There is no medical treatment for HPV. There are treatments for conditions caused by HPV (papillomas, dysplasia, pre-cancer, cervical cancer).
This treatment should be carried out using surgical methods (cryocagulation, laser, radioknife).

There are no "immunostimulants" associated with the treatment of HPV and they should not be used. None of the drugs widely known in our country have passed adequate tests to show their effectiveness and safety. These drugs are not included in any of the protocols / standards / recommendations.

The presence or absence of "erosion" of the cervix does not interfere with the tactics of HPV treatment. You can read more about those situations where corrosion needs to be treated in the article "Corrosion or not corrosion? ".

If the patient has no complaints, and there are no papillomas / changes in the cervix during colposcopy and according to the PAP test, medical procedures are not required.

It is only necessary to repeat the analysis once a year and monitor the condition of the cervix (annual PAP test, colposcopy). In most patients, the virus "leaves" the body alone. If it does not go away, it is not at all necessary for it to lead to the development of cervical cancer, but it does need to be controlled.
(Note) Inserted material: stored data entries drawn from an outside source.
#ifdef A3D_STORAGE_F16
  constexpr bool TRY_NOMAX = false;
#else
  constexpr bool TRY_NOMAX = NM != 0;
#endif
  static_assert(NM == 0 || (OFS != OFS_FMA && ALIGNED && ONES), "the max-free pass needs the offset inside the matrix pipe and MFMA row sums");
  f32x16_t osave[TWO ? QT : 1][TWO ? MT : 1];
  auto pass = [&](auto nm_c, auto set_c) __attribute__((always_inline)) -> bool {
  constexpr bool NOMAX = decltype(nm_c)::value;
  constexpr bool SET1 = decltype(set_c)::value;
  const uint16_t* const Kp = SET1 ? p.K2 : p.K;
  const uint16_t* const Vp = SET1 ? p.V2 : p.V;
  const a3d_rowmap& kmp = SET1 ? p.km2 : p.km;
  const int kvl = SET1 ? p.kv_len2 : p.kv_len;
  const float oscale = SET1 ? p.out_scale2 : p.out_scale;
  if constexpr (OFS == OFS_PAD) {
#pragma unroll
    for (int qs = 0; qs < QT; ++qs)
      if (g == G_PAD) qf[qs][KS_PAD][0] = 0u;
  }
  const int64_t ld = kmp.ld;
  const int64_t kgbase = map_group_base(kmp, grp);
  const uint16_t* const Kh = Kp + hoff;
  const uint16_t* const Vh = Vp + hoff;
  const uint32_t seg_len = (uint32_t)kmp.seg_len;
  const int64_t tile_step = (int64_t)BKV * ld;
  const int64_t wrap_step = (kmp.seg_stride - kmp.seg_len) * ld;
  int kr[KPT], kc[KPT], vq[VPT], vc[VPT];
  const uint16_t* kptr[KPT];
  const uint16_t* vptr[VPT];
#pragma unroll
  for (int i = 0; i < KPT; ++i) {
    const int c = tid + 256 * i;
    kr[i] = c / DCH; kc[i] = c % DCH;
    kptr[i] = Kh + (kgbase + kr[i]) * ld + kc[i] * 8;
  }
#pragma unroll
  for (int i = 0; i < VPT; ++i) {
    const int it = tid + 256 * i;
    vq[i] = it / DCH; vc[i] = it % DCH;
    vptr[i] = Vh + (kgbase + vq[i] * 4) * ld + vc[i] * 8;
  }
  uint32_t seg_off = 0;
  int next_kv0 = 0;

  auto row_generic = [&](int s) -> int64_t {
    if (s >= kvl) s = kvl - 1;
    const uint32_t seg = (uint32_t)s / seg_len;
    return kgbase + (int64_t)seg * kmp.seg_stride + ((uint32_t)s - seg * seg_len);
  };

  u32x4_t kreg[KPT];
  u32x4_t vreg[VPT][4];
  auto load_kv = [&](auto tail_c) {
    constexpr bool TAIL = decltype(tail_c)::value;
    if constexpr (ALIGNED && !TAIL) {
#pragma unroll
      for (int i = 0; i < KPT; ++i)
        if (tid + 256 * i < KCHUNKS) kreg[i] = *reinterpret_cast<const u32x4_t*>(kptr[i]);
#pragma unroll
      for (int i = 0; i < VPT; ++i)
        if (tid + 256 * i < VITEMS) {
#pragma unroll
          for (int r = 0; r < 4; ++r) vreg[i][r] = *reinterpret_cast<const u32x4_t*>(vptr[i] + r * ld);
        }
      seg_off += BKV;
      int64_t step = tile_step;
      if (seg_off >= seg_len) { step += wrap_step; seg_off = 0; }
#pragma unroll
      for (int i = 0; i < KPT; ++i) kptr[i] += step;
#pragma unroll
      for (int i = 0; i < VPT; ++i) vptr[i] += step;
    } else {
#pragma unroll
      for (int i = 0; i < KPT; ++i)
        if (tid + 256 * i < KCHUNKS)
          kreg[i] = *reinterpret_cast<const u32x4_t*>(Kh + row_generic(next_kv0 + kr[i]) * ld + kc[i] * 8);
#pragma unroll
      for (int i = 0; i < VPT; ++i)
        if (tid + 256 * i < VITEMS) {
#pragma unroll
          for (int r = 0; r < 4; ++r)
            vreg[i][r] = *reinterpret_cast<const u32x4_t*>(Vh + row_generic(next_kv0 + vq[i] * 4 + r) * ld + vc[i] * 8);
        }
    }
    next_kv0 += BKV;
  };
  auto store_kv = [&](int buf) {
    uint16_t* const Ks = Ks0 + buf * KS_ELEMS;
    uint16_t* const Vt = Vt0 + buf * VT_ELEMS;
#pragma unroll
    for (int i = 0; i < KPT; ++i)
      if (tid + 256 * i < KCHUNKS) *reinterpret_cast<u32x4_t*>(Ks + kr[i] * KROW + kc[i] * 8) = kreg[i];
#pragma unroll
    for (int i = 0; i < VPT; ++i)
      if (tid + 256 * i < VITEMS) {
#pragma unroll
        for (int j = 0; j < 4; ++j) {
          const uint32_t w0 = vreg[i][0][j], w1 = vreg[i][1][j], w2 = vreg[i][2][j], w3 = vreg[i][3][j];
          u32x2_t even, odd;
          even[0] = __builtin_amdgcn_perm(w1, w0, 0x05040100u);
          even[1] = __builtin_amdgcn_perm(w3, w2, 0x05040100u);
          odd[0] = __builtin_amdgcn_perm(w1, w0, 0x07060302u);
          odd[1] = __builtin_amdgcn_perm(w3, w2, 0x07060302u);
          *reinterpret_cast<u32x2_t*>(Vt + (vc[i] * 8 + 2 * j) * VROW + vq[i] * 4) = even;
          *reinterpret_cast<u32x2_t*>(Vt + (vc[i] * 8 + 2 * j + 1) * VROW + vq[i] * 4) = odd;
        }
      }
  };

  f32x16_t oacc[QT][MT];
#pragma unroll
  for (int qs = 0; qs < QT; ++qs)
#pragma unroll
    for (int mt = 0; mt < MT; ++mt)
#pragma unroll
      for (int r = 0; r < 16; ++r) oacc[qs][mt][r] = 0.f;
  float m_off[QT];
  float l_run = 0.f;
  f32x16_t minit[OFS == OFS_ACC ? QT : 1];
#pragma unroll
  for (int qs = 0; qs < QT; ++qs) m_off[qs] = (OFS == OFS_FMA) ? -INFINITY : 0.f;
  if constexpr (OFS == OFS_ACC) {
#pragma unroll
    for (int qs = 0; qs < QT; ++qs)
#pragma unroll
      for (int r = 0; r < 16; ++r) minit[qs][r] = 0.f;
  }
  bool first = true;
  const int krow_off = kperm(l31) * KROW + 8 * g;
  const int vrow_off = l31 * VROW + 8 * g;

  auto compute = [&](int buf, int kv0, auto tail_c, auto first_c) {
    constexpr bool TAIL = decltype(tail_c)::value;
    constexpr int FM = decltype(first_c)::value;
    const uint16_t* const Ks = Ks0 + buf * KS_ELEMS + krow_off;
    const uint16_t* const Vt = Vt0 + buf * VT_ELEMS + vrow_off;
    f32x16_t sacc[QT][NU];
#pragma unroll
    for (int u = 0; u < NU; ++u) {
#pragma unroll
      for (int qs = 0; qs < QT; ++qs) {
        if constexpr (OFS == OFS_ACC) sacc[qs][u] = minit[qs];
        else {
#pragma unroll
          for (int r = 0; r < 16; ++r) sacc[qs][u][r] = 0.f;
        }
      }
#pragma unroll
      for (int ks = 0; ks < KS; ++ks) {
        const u32x4_t kf = *reinterpret_cast<const u32x4_t*>(Ks + 32 * u * KROW + 16 * ks);
        if constexpr ((VAR & 1) != 0) __builtin_amdgcn_s_setprio(1);
#pragma unroll
        for (int qs = 0; qs < QT; ++qs) sacc[qs][u] = mfma32(kf, qf[qs][ks], sacc[qs][u]);
        if constexpr ((VAR & 1) != 0) __builtin_amdgcn_s_setprio(0);
      }
    }
    if constexpr (TAIL) {
#pragma unroll
      for (int u = 0; u < NU; ++u)
#pragma unroll
        for (int r = 0; r < 16; ++r)
          if (kv0 + 32 * u + 16 * (r >> 3) + 8 * g + (r & 7) >= kvl) {
#pragma unroll
            for (int qs = 0; qs < QT; ++qs) sacc[qs][u][r] = -INFINITY;
          }
    }
    if (p.causal) {
#pragma unroll
      for (int qs = 0; qs < QT; ++qs)
#pragma unroll
        for (int u = 0; u < NU; ++u)
#pragma unroll
          for (int r = 0; r < 16; ++r)
            if (kv0 + 32 * u + 16 * (r >> 3) + 8 * g + (r & 7) > q_idx[qs]) sacc[qs][u][r] = -INFINITY;
    }

    if constexpr (OFS == OFS_FMA && QT > 1) {
#pragma unroll
      for (int qs = 0; qs < QT; ++qs) {
        float mx = sacc[qs][0][0];
#pragma unroll
        for (int u = 0; u < NU; ++u)
#pragma unroll
          for (int r = 0; r < 16; ++r) mx = fmaxf(mx, sacc[qs][u][r]);
        if (__any(mx > m_off[qs] + LAZY_THR / p.scale_log2)) {
          mx = fmaxf(mx, __shfl_xor(mx, 32));
          const float m_new = fmaxf(m_off[qs], mx);
          const float alpha = __builtin_amdgcn_exp2f((m_off[qs] - m_new) * p.scale_log2);
          m_off[qs] = m_new;
          if constexpr (!ONES) l_run *= alpha;
#pragma unroll
          for (int mt = 0; mt < MT; ++mt)
#pragma unroll
            for (int r = 0; r < 16; ++r) oacc[qs][mt][r] *= alpha;
        }
        const float mneg = -m_off[qs] * p.scale_log2;
#pragma unroll
        for (int u = 0; u < NU; ++u)
#pragma unroll
          for (int r = 0; r < 16; ++r) sacc[qs][u][r] = fmaf(sacc[qs][u][r], p.scale_log2, mneg);
      }
    } else if constexpr (OFS == OFS_FMA) {
      float mx = sacc[0][0][0];
#pragma unroll
      for (int u = 0; u < NU; ++u)
#pragma unroll
        for (int r = 0; r < 16; ++r) mx = fmaxf(mx, sacc[0][u][r]);
      if (__any(mx > m_off[0] + LAZY_THR / p.scale_log2)) {
        mx = fmaxf(mx, __shfl_xor(mx, 32));
        const float m_new = fmaxf(m_off[0], mx);
        const float alpha = __builtin_amdgcn_exp2f((m_off[0] - m_new) * p.scale_log2);
        m_off[0] = m_new;
        l_run *= alpha;
#pragma unroll
        for (int mt = 0; mt < MT; ++mt)
#pragma unroll
          for (int r = 0; r < 16; ++r) oacc[0][mt][r] *= alpha;
      }
      const float mneg = -m_off[0] * p.scale_log2;
#pragma unroll
      for (int u = 0; u < NU; ++u)
#pragma unroll
        for (int r = 0; r < 16; ++r) sacc[0][u][r] = fmaf(sacc[0][u][r], p.scale_log2, mneg);
    } else {
      if constexpr (FM != 0) {
      const bool isfirst = (FM == 1) ? true : first;
#pragma unroll
      for (int qs = 0; qs < QT; ++qs) {
        float mx = sacc[qs][0][0];
#pragma unroll
        for (int u = 0; u < NU; ++u)
#pragma unroll
          for (int r = 0; r < 16; ++r) mx = fmaxf(mx, sacc[qs][u][r]);
        if (__any(isfirst || mx > LAZY_THR)) {
          const float mxp = fmaxf(mx, __shfl_xor(mx, 32));
          float delta = isfirst ? mxp + (NOMAX ? 40.f : 0.f) : fmaxf(mxp, 0.f);
          float new_off = m_off[qs] + delta;
          if constexpr (OFS == OFS_PAD) { new_off = round16(new_off); delta = new_off - m_off[qs]; }
          m_off[qs] = new_off;
#pragma unroll
          for (int u = 0; u < NU; ++u)
#pragma unroll
            for (int r = 0; r < 16; ++r) sacc[qs][u][r] -= delta;
          if (!isfirst) {
            const float alpha = __builtin_amdgcn_exp2f(-delta);
            if constexpr (!ONES) l_run *= alpha;
#pragma unroll
            for (int mt = 0; mt < MT; ++mt)
#pragma unroll
              for (int r = 0; r < 16; ++r) oacc[qs][mt][r] *= alpha;
          }
          if constexpr (OFS == OFS_PAD) {
            if (g == G_PAD) qf[qs][KS_PAD][0] = pack16(-new_off, 0.f);
          } else {
#pragma unroll
            for (int r = 0; r < 16; ++r) minit[qs][r] = -new_off;
          }
        }
      }
      }
      first = false;
    }
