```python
_SIGS = {
    "favit_abi_version": ([], C.c_int),
    "favit_strerror": ([C.c_int], C.c_char_p),
    "favit_set_dropout_epoch": ([vp], C.c_int),
    "favit_set_health_word": ([vp], C.c_int),
    "favit_gemm": ([C.POINTER(GemmDesc), vp], C.c_int),
    "favit_gemm_last_kernel": ([], C.c_char_p),
    "favit_ln_gemm": ([C.POINTER(GemmDesc), vp, i64, vp, vp, f32, vp, vp, vp, vp], C.c_int),
    "favit_gemm_grouped_tn": ([C.POINTER(GemmDesc), i32, vp], C.c_int),
    "favit_gemm_grouped_tn_workspace": ([C.POINTER(GemmDesc), i32], C.c_int64),
    "favit_gemm_grouped_tn_ws": ([C.POINTER(GemmDesc), i32, vp, i64, vp], C.c_int),
    "favit_gemm_grouped_last_splits": ([], C.c_int),
    "favit_cast": ([vp, C.c_int, vp, C.c_int, i64, vp], C.c_int),
    "favit_fp8_amax": ([vp, C.c_int, i64, i64, i64, vp, vp], C.c_int),
    "favit_fp8_quantize": ([vp, C.c_int, i64, i64, i64, vp, i64, vp, i64, C.c_int, vp, vp, vp, vp, vp, vp], C.c_int),
# ... 14 lines not shown
    "favit_mhla_attn_fwd": ([vp, vp, vp, i32, i32, i32, i32, i32, C.c_int, f32, u64, vp], C.c_int),
    "favit_mhla_attn_bwd": ([vp, vp, vp, vp, i32, i32, i32, i32, i32, C.c_int, f32, u64, vp], C.c_int),
    "favit_mhla_attn_lse_supported": ([i32, i32, i32, C.c_int], C.c_int),
    "favit_mhla_attn_fwd_lse": ([vp, vp, vp, vp, i32, i32, i32, i32, i32, C.c_int, f32, u64, vp], C.c_int),
    "favit_mhla_attn_bwd_lse": ([vp, vp, vp, vp, vp, vp, i32, i32, i32, i32, i32, C.c_int, f32, u64, vp], C.c_int),
    "favit_sdpa_fwd": ([C.POINTER(SdpaDesc), vp], C.c_int),
    "favit_sdpa_bwd": ([C.POINTER(SdpaDesc), vp], C.c_int),
    "favit_softmax_fwd": ([vp, vp, vp, C.c_int, vp, i64, i64, i32, i64, i32, i32, f32, u64, vp], C.c_int),
    "favit_softmax_bwd": ([vp, C.c_int, vp, vp, C.c_int, i64, i32, i32, f32, u64, vp], C.c_int),
    "favit_patchify_fwd": ([vp, vp, C.c_int, i32, i32, i32, i32, vp], C.c_int),
    "favit_patchify_bwd": ([vp, vp, i32, i32, i32, i32, vp], C.c_int),
    "favit_embed_prologue_fwd": ([vp, vp, vp, vp, i32, i32, i32, vp], C.c_int),
    "favit_embed_prologue_bwd": ([vp, vp, C.c_int, vp, vp, i32, i32, i32, vp], C.c_int),
    "favit_rows_cut_fwd": ([vp, vp, i32, i32, i32, i32, i32, vp], C.c_int),
    "favit_rows_cut_bwd": ([vp, vp, vp, C.c_int, i32, i32, i32, i32, i32, vp], C.c_int),
    "favit_dropout": ([vp, vp, C.c_int, i64, f32, u64, vp], C.c_int),
    "favit_sppp_map_patches": ([vp, vp, vp, vp, vp, vp, i32, i32, i32, vp], C.c_int),
    "favit_sppp_pool_fwd": ([vp, vp, vp, vp, vp, i32, i32, i32, i32, i32, vp], C.c_int),
    "favit_sppp_pool_bwd": ([vp, vp, vp, vp, vp, vp, vp, i32, i32, i32, i32, i32, vp], C.c_int),
    "favit_sppp_centroids": ([vp, vp, i32, i32, i32, vp], C.c_int),
    "favit_sppp_posenc_fwd": ([vp, vp, vp, i32, i32, i32, i32, vp], C.c_int),
    "favit_image_transform": ([vp, vp, vp, vp, vp, i32, i32, i32, i32, i32, i32, C.POINTER(f32), C.POINTER(f32), vp], C.c_int),
    "favit_image_transform_ragged": ([vp, vp, vp, vp, vp, vp, i32, i32, i32, i32, C.POINTER(f32), C.POINTER(f32), vp], C.c_int),
    "favit_slic_features_workspace": ([i32, i32, i32], C.c_int64),
    "favit_slic_features": ([vp, vp, i32, i32, i32, f32, i32, vp, vp], C.c_int),
    "favit_slic_cluster_workspace": ([i32, i32], C.c_int64),
    "favit_slic_cluster": ([vp, vp, vp, i32, i32, i32, i32, i32, i64, i32, vp, vp], C.c_int),
    "favit_slic_connect": ([vp, vp, vp, vp, vp, i32, i32, i32, i32, vp], C.c_int),
    "favit_cross_entropy": ([vp, vp, vp, vp, i32, i32, f32, vp], C.c_int),
    "favit_adamw": ([vp, vp, vp, vp, vp, i64, f32, f32, f32, f32, f32, f32, f32, f32, vp], C.c_int),
# ... 49 lines not shown
```

focused-attention-vit_amd/functional.py:

```python
from __future__ import annotations

import os
import weakref
from typing import List, Optional, Sequence, Tuple

import torch

from . import kernels as K
from ._abi import ACT_DGELU, ACT_GELU, ACT_GELU_SAVEGRAD, ACT_MULAUX, ACT_NONE

_STATE = {"cdt": torch.float32, "epoch": 0, "direct_grads": True, "grad_ready": None}


def set_direct_grads(on: bool) -> None:
    _STATE["direct_grads"] = bool(on)


def set_grad_ready_hook(fn) -> None:
    _STATE["grad_ready"] = fn


def _gt(p):
    if p is None or not _STATE["direct_grads"] or not getattr(p, "requires_grad", False):
        return None
# ... 546 lines not shown
        wp_c = wcast(wp)
        y = lin_fwd(o, wp_c, bp.detach(), M, D, D, torch.float32, residual=residual, drop=(pp, sp), site=wp)
        return y, (xn, weff, qkv, o, wp_c, mask, B, L, pa, sa, pp, sp, prm, lse)

    @staticmethod
    def out_dropout(saved):
        return saved[10], saved[11]

    def bwd(self, saved, dy_lp, premasked=False):
        xn, weff, qkv, o, wp_c, mask, B, L, pa, sa, pp, sp, prm, lse = saved
        wqkv, bqkv, wl, bl, wp, bp = prm
        M, D = xn.shape
        H, hd = self.H, D // self.H
        dym = K.dropout(dy_lp, pp, sp) if (pp > 0 and not premasked) else dy_lp
        do = lin_bwd_x(dym, wp_c, M, D, D, xn.dtype, site=wp)
        dwp, dbp = lin_bwd_w(dym, o, M, D, D, wp=wp, bp=bp)
        dqkv = K.mhla_attn_bwd(qkv, do, B, L, H, hd, self.W, mask, pa, sa, o=o if lse is not None else None, lse=lse)
        dxn = lin_bwd_x(dqkv, weff, M, 3 * D, D, xn.dtype, site=wqkv)
        dweff, dbeff = lin_bwd_w(dqkv, xn, M, 3 * D, D)
        tg = [_gt(p) for p in (wqkv, bqkv, wl, bl)]
        if all(t is not None for t in tg) and _DEFER["on"]:
            _DEFER["fold"].append((dweff, dbeff, wqkv.detach(), bqkv.detach(), wl.detach(), tg, H, (wqkv, bqkv, wl, bl)))
            return dxn, [None, None, None, None, dwp, dbp]
        if (_DEFER["on"] and not wqkv.requires_grad and not bqkv.requires_grad and tg[2] is not None and tg[3] is not None):
            _DEFER["fold"].append((dweff, dbeff, wqkv.detach(), bqkv.detach(), wl.detach(), [None, None, tg[2], tg[3]], H,
                                   (wl, bl)))
            return dxn, [None, None, None, None, dwp, dbp]
        flush_wgrads()
        if all(t is not None for t in tg):
            with _side_stream(dweff, dbeff):
                K.mhla_fold_bwd(dweff, dbeff, wqkv, bqkv, wl, H, out=tg)
                _ready(wqkv, bqkv, wl, bl)
            return dxn, [None, None, None, None, dwp, dbp]
        join_side_stream()
        dwqkv, dbqkv, dwl, dbl = K.mhla_fold_bwd(dweff, dbeff, wqkv, bqkv, wl, H)
        return dxn, [dwqkv, dbqkv, dwl, dbl, dwp, dbp]
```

Sexual partners do not require treatment (except in cases where both partners have genital papillomas).

Prevention of human papillomavirus infection

Vaccines that protect against HPV types 16 and 18 have been developed (one of the vaccines also protects against types 6 and 11). HPV types 16 and 18 account for 70% of cases of cervical cancer, which is why protection against them is so important. Routine vaccination is used in 45 countries worldwide.
condom (does not provide 100% protection).

The only way to provide 100% protection is to abstain from sexual intercourse. I'm not campaigning for it in any way, I'm just thinking.